## Move postnet gap event to GRU launch, reserve LDS for bigru, optional proj2 fusion

The gap event that lets the encoder stream proceed is now recorded just before the postnet bidirectional GRU instead of before the whole postnet, so the next batch's front-end work can overlap the postnet convolutions. The postnet GRU launch requests 128 KB of dynamic LDS by default, which limits it to one block per CU so it gets exclusive CUs when the batch fits outside the reserved CUs. An optional path, off by default, fuses the second conv projection plus residual into the fused CBHG tail kernel and skips the p2 buffer. The trade-off is extra hipFuncSetAttribute calls and a possible change in co-scheduling and occupancy.

Result: no change. 4.479 million, median of 6 (+0.9%).

```diff
diff --git a/single-speaker-tts_amd/csrc/api_handle.hip b/single-speaker-tts_amd/csrc/api_handle.hip
--- a/single-speaker-tts_amd/csrc/api_handle.hip
+++ b/single-speaker-tts_amd/csrc/api_handle.hip
@@ -715,6 +715,12 @@
     }
     else if (!std::strcmp(key, "profile")) h->profile = value;
     else if (!std::strcmp(key, "fused_tail")) h->fused_tail = value;
+    else if (!std::strcmp(key, "tail_proj2")) h->tail_proj2 = value;
+    else if (!std::strcmp(key, "gap_at_gru")) h->gap_late = value;
+    else if (!std::strcmp(key, "gru_exclusive_kb")) {
+        if (value < 0 || value > 150) return fail(h, TTS_ERR_INVALID, "gru_exclusive_kb must be 0..150");
+        h->gru_exclusive_kb = value;
+    }
     else if (!std::strcmp(key, "persistent_decoder")) {
         if (value != h->persistent_decoder) {
             int rc = sync_all(h);
diff --git a/single-speaker-tts_amd/csrc/api_internal.h b/single-speaker-tts_amd/csrc/api_internal.h
--- a/single-speaker-tts_amd/csrc/api_internal.h
+++ b/single-speaker-tts_amd/csrc/api_internal.h
@@ -69,6 +69,10 @@
     int use_graph = TTS_USE_GRAPH_DEFAULT;
     int fused_tail = 1;
     bool tail_configured = false;
+    int tail_proj2 = 0;
+    int gap_late = 1;
+    int gru_exclusive_kb = 128;
+    hipEvent_t gap_at_gru = nullptr;
     int profile = 0;
     int pipeline = 1;
     int reserve_cus = 32;
@@ -313,7 +317,8 @@
 void gemm_drop_images(tts_handle_t h);
 int run_single(tts_handle_t h, const GemmGroup& g);
 bool graph_runtime_ok(int* have);
-int run_cbhg(tts_handle_t h, const CbhgWeights& w, const char* tag, const float* x, int B, int T, float* out, int64_t* launches);
+int run_cbhg(tts_handle_t h, const CbhgWeights& w, const char* tag, const float* x, int B, int T, float* out, int64_t* launches,
+             bool postnet = false);
 int check_ready(tts_handle_t h);
 int gl_tables(tts_handle_t h);
 int device_cus(tts_handle_t h);
diff --git a/single-speaker-tts_amd/csrc/api_pipeline.hip b/single-speaker-tts_amd/csrc/api_pipeline.hip
--- a/single-speaker-tts_amd/csrc/api_pipeline.hip
+++ b/single-speaker-tts_amd/csrc/api_pipeline.hip
@@ -206,12 +206,21 @@
         if ((rc = run_single(h, h->pending_proj))) return rc;
     }
     if (h->encs) {
+        if (h->gap_late && c.apply_post_processing) h->gap_at_gru = h->ev_gap[parity];
+        else HIPCHK(h, hipEventRecord(h->ev_gap[parity], h->stream));
+        h->gap_pending[parity] = true;
+    }
+    int* db_flag = nullptr;
+    if (denorm_can_assert(sp->ref_db, sp->max_db) && (rc = denorm_flag_arm(h, &db_flag))) {
+        h->gap_at_gru = nullptr;
+        return rc;
+    }
+    rc = postnet_impl(h, mel, B, T, linear, magi, sp->ref_db, sp->max_db, sp->power, db_flag);
+    if (h->gap_at_gru) {
+        h->gap_at_gru = nullptr;
         HIPCHK(h, hipEventRecord(h->ev_gap[parity], h->stream));
-        h->gap_pending[parity] = true;
-    }
-    int* db_flag = nullptr;
-    if (denorm_can_assert(sp->ref_db, sp->max_db) && (rc = denorm_flag_arm(h, &db_flag))) return rc;
-    if ((rc = postnet_impl(h, mel, B, T, linear, magi, sp->ref_db, sp->max_db, sp->power, db_flag))) return rc;
+    }
+    if (rc) return rc;
     if (db_flag && (rc = denorm_flag_read(h))) return rc;
     if (h->front) {
         HIPCHK(h, hipEventRecord(h->ev_post_done[parity], h->stream));
diff --git a/single-speaker-tts_amd/csrc/api_stages.hip b/single-speaker-tts_amd/csrc/api_stages.hip
--- a/single-speaker-tts_amd/csrc/api_stages.hip
+++ b/single-speaker-tts_amd/csrc/api_stages.hip
@@ -4,7 +4,8 @@
 
 
 int run_cbhg(tts_handle_t h, const CbhgWeights& w, const char* tag, const float* x, int B, int T, float* out,
-             int64_t* launches) {
+             int64_t* launches, bool postnet) {
+    bool fuse_p2 = postnet;
     const tts_config_t& c = h->cfg;
     const int M = B * T;
     const int NB = w.n_banks, NF = w.n_filters;
@@ -12,7 +13,14 @@
     const std::string t(tag);
     WS(h, (t + ".bank").c_str(), float, (size_t)M * NB * NF, bank);
     WS(h, (t + ".p1").c_str(), float, (size_t)M * w.proj_filters[0], p1);
-    WS(h, (t + ".p2").c_str(), float, (size_t)M * w.proj_filters[1], p2);
+    const bool tail = h->fused_tail && cbhg_tail_supports(w.proj_filters[1], U, H, (int)w.hw_wt.size(), M);
+    fuse_p2 = fuse_p2 && tail && h->tail_proj2 && w.proj_filters[1] == w.c_in &&
+              cbhg_tail_supports_p2(w.proj_filters[0], w.proj_filters[1], M);
+    float* p2 = nullptr;
+    if (!fuse_p2) {
+        WS(h, (t + ".p2").c_str(), float, (size_t)M * w.proj_filters[1], p2w);
+        p2 = p2w;
+    }
     WS(h, (t + ".hw0").c_str(), float, (size_t)M * U, hw0);
     WS(h, (t + ".hw1").c_str(), float, (size_t)M * U, hw1);
     WS(h, (t + ".xproj").c_str(), float, (size_t)M * 6 * H, xproj);
@@ -52,7 +60,7 @@
         }
         ++*launches;
     }
-    {
+    if (!fuse_p2) {
         GemmGroup g = conv_group(p1, w.proj_filters[0], 3, T, w.proj_wt[1], w.proj_b[1], w.proj_scale[1],
                                  w.proj_shift[1], p2, w.proj_filters[1], 0, M, w.proj_filters[1], ACT_NONE, 0);
         g.R = x;
@@ -61,7 +69,7 @@
         if (rc) return rc;
         ++*launches;
     }
-    if (h->fused_tail && cbhg_tail_supports(w.proj_filters[1], U, H, (int)w.hw_wt.size(), M)) {
+    if (tail) {
         if (!h->tail_configured) {
             HIPCHK(h, cbhg_tail_configure());
             h->tail_configured = true;
@@ -74,6 +82,12 @@
         for (int l = 0; l < tp.n_hw; ++l) { tp.hw_wt[l] = w.hw_wt[l]; tp.hw_b[l] = w.hw_b[l]; }
         tp.gru_wt = w.gru_in_wt; tp.gru_b = w.gru_in_b;
         tp.hw_out = hw0; tp.xproj = xproj; tp.M = M;
+        if (fuse_p2) {
+            tp.X = nullptr; tp.ldx = 0;
+            tp.P1 = p1; tp.c_p1 = w.proj_filters[0]; tp.T = T;
+            tp.p2_wt = w.proj_wt[1]; tp.p2_b = w.proj_b[1]; tp.p2_scale = w.proj_scale[1]; tp.p2_shift = w.proj_shift[1];
+            tp.R = x; tp.ldr = w.c_in; tp.n_p2 = w.proj_filters[1];
+        }
         HIPCHK(h, launch_cbhg_tail(h->stream, tp));
         ++*launches;
     } else {
@@ -99,7 +113,16 @@
             ++*launches;
         }
     }
-    HIPCHK(h, launch_bigru(h->stream, xproj, 6 * H, w.gru_rec, out, B, T, H, c.force_cudnn));
+    if (h->gap_at_gru && h->gap_late == 1) {
+        HIPCHK(h, hipEventRecord(h->gap_at_gru, h->stream));
+        h->gap_at_gru = nullptr;
+    }
+    const int excl = (postnet && 2 * B <= h->n_cus_dev - std::max(h->reserve_cus, 0)) ? h->gru_exclusive_kb * 1024 : 0;
+    HIPCHK(h, launch_bigru(h->stream, xproj, 6 * H, w.gru_rec, out, B, T, H, c.force_cudnn, excl));
+    if (h->gap_at_gru) {
+        HIPCHK(h, hipEventRecord(h->gap_at_gru, h->stream));
+        h->gap_at_gru = nullptr;
+    }
     ++*launches;
     return TTS_OK;
 }
@@ -758,7 +781,7 @@
     int dense_k = c.n_mels;
     if (c.apply_post_processing) {
         WS(h, "post.gru", float, (size_t)M * H2, gru);
-        if ((rc = run_cbhg(h, h->post, "post", mel, B, T, gru, &launches))) return rc;
+        if ((rc = run_cbhg(h, h->post, "post", mel, B, T, gru, &launches, true))) return rc;
         dense_in = gru;
         dense_k = H2;
     }
diff --git a/single-speaker-tts_amd/csrc/cbhg_tail.hip b/single-speaker-tts_amd/csrc/cbhg_tail.hip
--- a/single-speaker-tts_amd/csrc/cbhg_tail.hip
+++ b/single-speaker-tts_amd/csrc/cbhg_tail.hip
@@ -34,6 +34,11 @@
     *reinterpret_cast<uint2*>(img + 2 * rows * 64 + off) = make_uint2(ct_pack_hi(l[0], l[1]), ct_pack_hi(l[2], l[3]));
 }
 
+bool cbhg_tail_supports_p2(int c_p1, int n_p2, long long M) {
+    return c_p1 >= CT_BK && c_p1 % CT_BK == 0 && n_p2 >= 4 && n_p2 <= CT_U && n_p2 % 4 == 0 &&
+           (M + 1) * 3 * (long long)c_p1 * (long long)sizeof(float) < 0xFFFFFFF0ll && (long long)n_p2 * 3 * c_p1 * sizeof(float) < 0xFFFFFFF0ll;
+}
+
 bool cbhg_tail_supports(int c_in, int units, int gru_units, int n_hw, long long M) {
     return units == CT_U && gru_units == 128 && c_in >= 4 && c_in <= CT_U && c_in % 4 == 0 && n_hw >= 0 && n_hw <= CBHG_TAIL_MAX_HW &&
            M >= 1 && (M + CT_BM) * 3 * CT_BN * (long long)sizeof(float) < 0xFFFFFFF0ll;
@@ -50,7 +55,8 @@
     const int m0 = blockIdx.x * CT_BM;
     const int M = p.M;
 
-    {
+    const int jp = p.P1 ? 1 : 0;
+    if (!jp) {
         const __amdgpu_buffer_rsrc_t rs = __builtin_amdgcn_make_buffer_rsrc(const_cast<float*>(p.X), 0, (int)0xFFFFFFF0u, 0x00020000);
 #pragma unroll
         for (int i = 0; i < (CT_BM * (CT_U / 4)) / CT_THREADS; ++i) {
@@ -63,32 +69,56 @@
         }
     }
 
-    const int n_jobs = 1 + p.n_hw + 3;
+    const int n_jobs = jp + 1 + p.n_hw + 3;
     const int kq = tid & 7;
-    float4 rb[4];
+    float4 rb[4], ra[2];
     auto job_w = [&](int j) -> const float* {
+        if (j < jp) return p.p2_wt;
+        j -= jp;
         return j == 0 ? p.lifter_wt : (j <= p.n_hw ? p.hw_wt[j - 1] : p.gru_wt + (size_t)(j - 1 - p.n_hw) * CT_BN * CT_U);
     };
-    auto job_k = [&](int j) { return j == 0 ? p.c_in : CT_U; };
-    auto job_n = [&](int j) { return j == 0 ? CT_U : CT_BN; };
+    auto job_k = [&](int j) { return j < jp ? 3 * p.c_p1 : (j == jp ? p.c_in : CT_U); };
+    auto job_n = [&](int j) { return j < jp ? p.n_p2 : (j == jp ? CT_U : CT_BN); };
+    unsigned p2_taps[2] = {0u, 0u};
+    if (jp) {
+#pragma unroll
+        for (int i = 0; i < 2; ++i) {
+            const int m = m0 + (tid >> 3) + 64 * i;
+            const int t = m < M ? m % p.T : 0;
+            for (int tap = 0; tap < 3; ++tap)
+                if (m < M && t + tap - 1 >= 0 && t + tap - 1 < p.T) p2_taps[i] |= 1u << tap;
+        }
+    }
     auto load_chunk = [&](int j, int kc) {
         const __amdgpu_buffer_rsrc_t rs = __builtin_amdgcn_make_buffer_rsrc(const_cast<float*>(job_w(j)), 0, (int)0xFFFFFFF0u, 0x00020000);
         const int K = job_k(j), N = job_n(j);
-        const int kk = kc * CT_BK + 4 * kq;
+        const int tap = j < jp ? kc % 3 : 0;
+        const int ch = j < jp ? (kc / 3) * CT_BK + 4 * kq : 0;
+        const int kk = j < jp ? tap * p.c_p1 + ch : kc * CT_BK + 4 * kq;
 #pragma unroll
         for (int i = 0; i < 4; ++i) {
             const int row = (tid >> 3) + 64 * i;
             const bool ok = row < N && kk < K;
             rb[i] = __builtin_bit_cast(float4, __builtin_amdgcn_raw_buffer_load_b128(rs, ok ? (int)((unsigned)(row * K + kk) * 4u) : -1, 0, 0));
         }
+        if (j < jp) {
+            const __amdgpu_buffer_rsrc_t as = __builtin_amdgcn_make_buffer_rsrc(const_cast<float*>(p.P1), 0, (int)0xFFFFFFF0u, 0x00020000);
+#pragma unroll
+            for (int i = 0; i < 2; ++i) {
+                const int m = m0 + (tid >> 3) + 64 * i;
+                const bool ok = (p2_taps[i] >> tap) & 1u;
+                ra[i] = __builtin_bit_cast(float4, __builtin_amdgcn_raw_buffer_load_b128(
+                    as, ok ? (int)((unsigned)((m + tap - 1) * p.c_p1 + ch) * 4u) : -1, 0, 0));
+            }
+        }
     };
-    auto stage_chunk = [&](int kc) {
+    auto stage_chunk = [&](int j, int kc) {
 #pragma unroll
         for (int i = 0; i < 4; ++i) ct_store_split4(Bi, CT_BN, (tid >> 3) + 64 * i, kq, rb[i]);
 #pragma unroll
         for (int i = 0; i < 2; ++i) {
             const int row = (tid >> 3) + 64 * i;
-            ct_store_split4(Ai, CT_BM, row, kq, *reinterpret_cast<const float4*>(&Xs[row * CT_XLD + kc * CT_BK + 4 * kq]));
+            ct_store_split4(Ai, CT_BM, row, kq, j < jp ? ra[i] : *reinterpret_cast<const float4*>(&Xs[row * CT_XLD + kc * CT_BK + 4 * kq]));
         }
     };
 
@@ -111,7 +141,7 @@
                 for (int r = 0; r < 16; ++r) acc[a][b][r] = 0.f;
         for (int kc = 0; kc < nch; ++kc) {
             __syncthreads();
-            stage_chunk(kc);
+            stage_chunk(j, kc);
             __syncthreads();
             if (kc + 1 < nch) load_chunk(j, kc + 1);
             else if (j + 1 < n_jobs) load_chunk(j + 1, 0);
@@ -147,7 +177,35 @@
             }
         }
 
-        if (j == 0) {
+        if (j < jp) {
+            if (live) {
+                const __amdgpu_buffer_rsrc_t r_rs = __builtin_amdgcn_make_buffer_rsrc(
+                    const_cast<float*>(p.R), 0, (int)(unsigned)((size_t)M * p.ldr * sizeof(float)), 0x00020000);
+#pragma unroll
+                for (int tn = 0; tn < 2; ++tn) {
+                    const int n = wn * 64 + tn * 32 + li;
+                    const bool nok = n < p.n_p2;
+                    const float bv = nok ? p.p2_b[n] : 0.f;
+                    const float sc = nok ? p.p2_scale[n] : 0.f;
+                    const float sh = nok ? p.p2_shift[n] : 0.f;
+                    unsigned vb[4];
+#pragma unroll
+                    for (int q = 0; q < 4; ++q) vb[q] = (unsigned)((m0 + row_l + q) * p.ldr + (nok ? n : 0)) * 4u;
+#pragma unroll
+                    for (int tm = 0; tm < 2; ++tm)
+#pragma unroll
+                        for (int r = 0; r < 16; ++r) {
+                            const int ro = tm * 32 + (r & 3) + 8 * (r >> 2);
+                            const float res = __builtin_bit_cast(float, __builtin_amdgcn_raw_buffer_load_b32(
+                                r_rs, (int)vb[r & 3], (tm * 32 + 8 * (r >> 2)) * p.ldr * 4, 0));
+                            float v = acc[tm][tn][r] + bv;
+                            v = v * sc + sh;
+                            v += res;
+                            Xs[(row_l + ro) * CT_XLD + n] = (nok && m0 + row_l + ro < M) ? v : 0.f;
+                        }
+                }
+            }
+        } else if (j == jp) {
             if (live) {
 #pragma unroll
                 for (int tn = 0; tn < 2; ++tn) {
@@ -170,9 +228,9 @@
                             Xs[(row_l + ro) * CT_XLD + wn * 64 + tn * 32 + li] = acc[tm][tn][r];
                         }
             }
-        } else if (j <= p.n_hw) {
+        } else if (j - jp <= p.n_hw) {
             const int unit = wn * 32 + li;
-            const float bh = p.hw_b[j - 1][wn * 64 + li], bt = p.hw_b[j - 1][wn * 64 + 32 + li];
+            const float bh = p.hw_b[j - jp - 1][wn * 64 + li], bt = p.hw_b[j - jp - 1][wn * 64 + 32 + li];
 #pragma unroll
             for (int tm = 0; tm < 2; ++tm)
 #pragma unroll
@@ -191,7 +249,7 @@
                     const int ro = tm * 32 + (r & 3) + 8 * (r >> 2);
                     Xs[(row_l + ro) * CT_XLD + unit] = acc[tm][0][r];
                 }
-            if (j == p.n_hw) {
+            if (j - jp == p.n_hw) {
                 const unsigned vb = (unsigned)((m0 + row_l) * CT_U + unit) * 4u;
 #pragma unroll
                 for (int tm = 0; tm < 2; ++tm)
@@ -203,7 +261,7 @@
                     }
             }
         } else {
-            const int pass = j - 1 - p.n_hw;
+            const int pass = j - jp - 1 - p.n_hw;
 #pragma unroll
             for (int tn = 0; tn < 2; ++tn) {
                 const int n = pass * CT_BN + wn * 64 + tn * 32 + li;
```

####

Across the material, how many lines contain "units"? The reply must be that number and nothing else.

2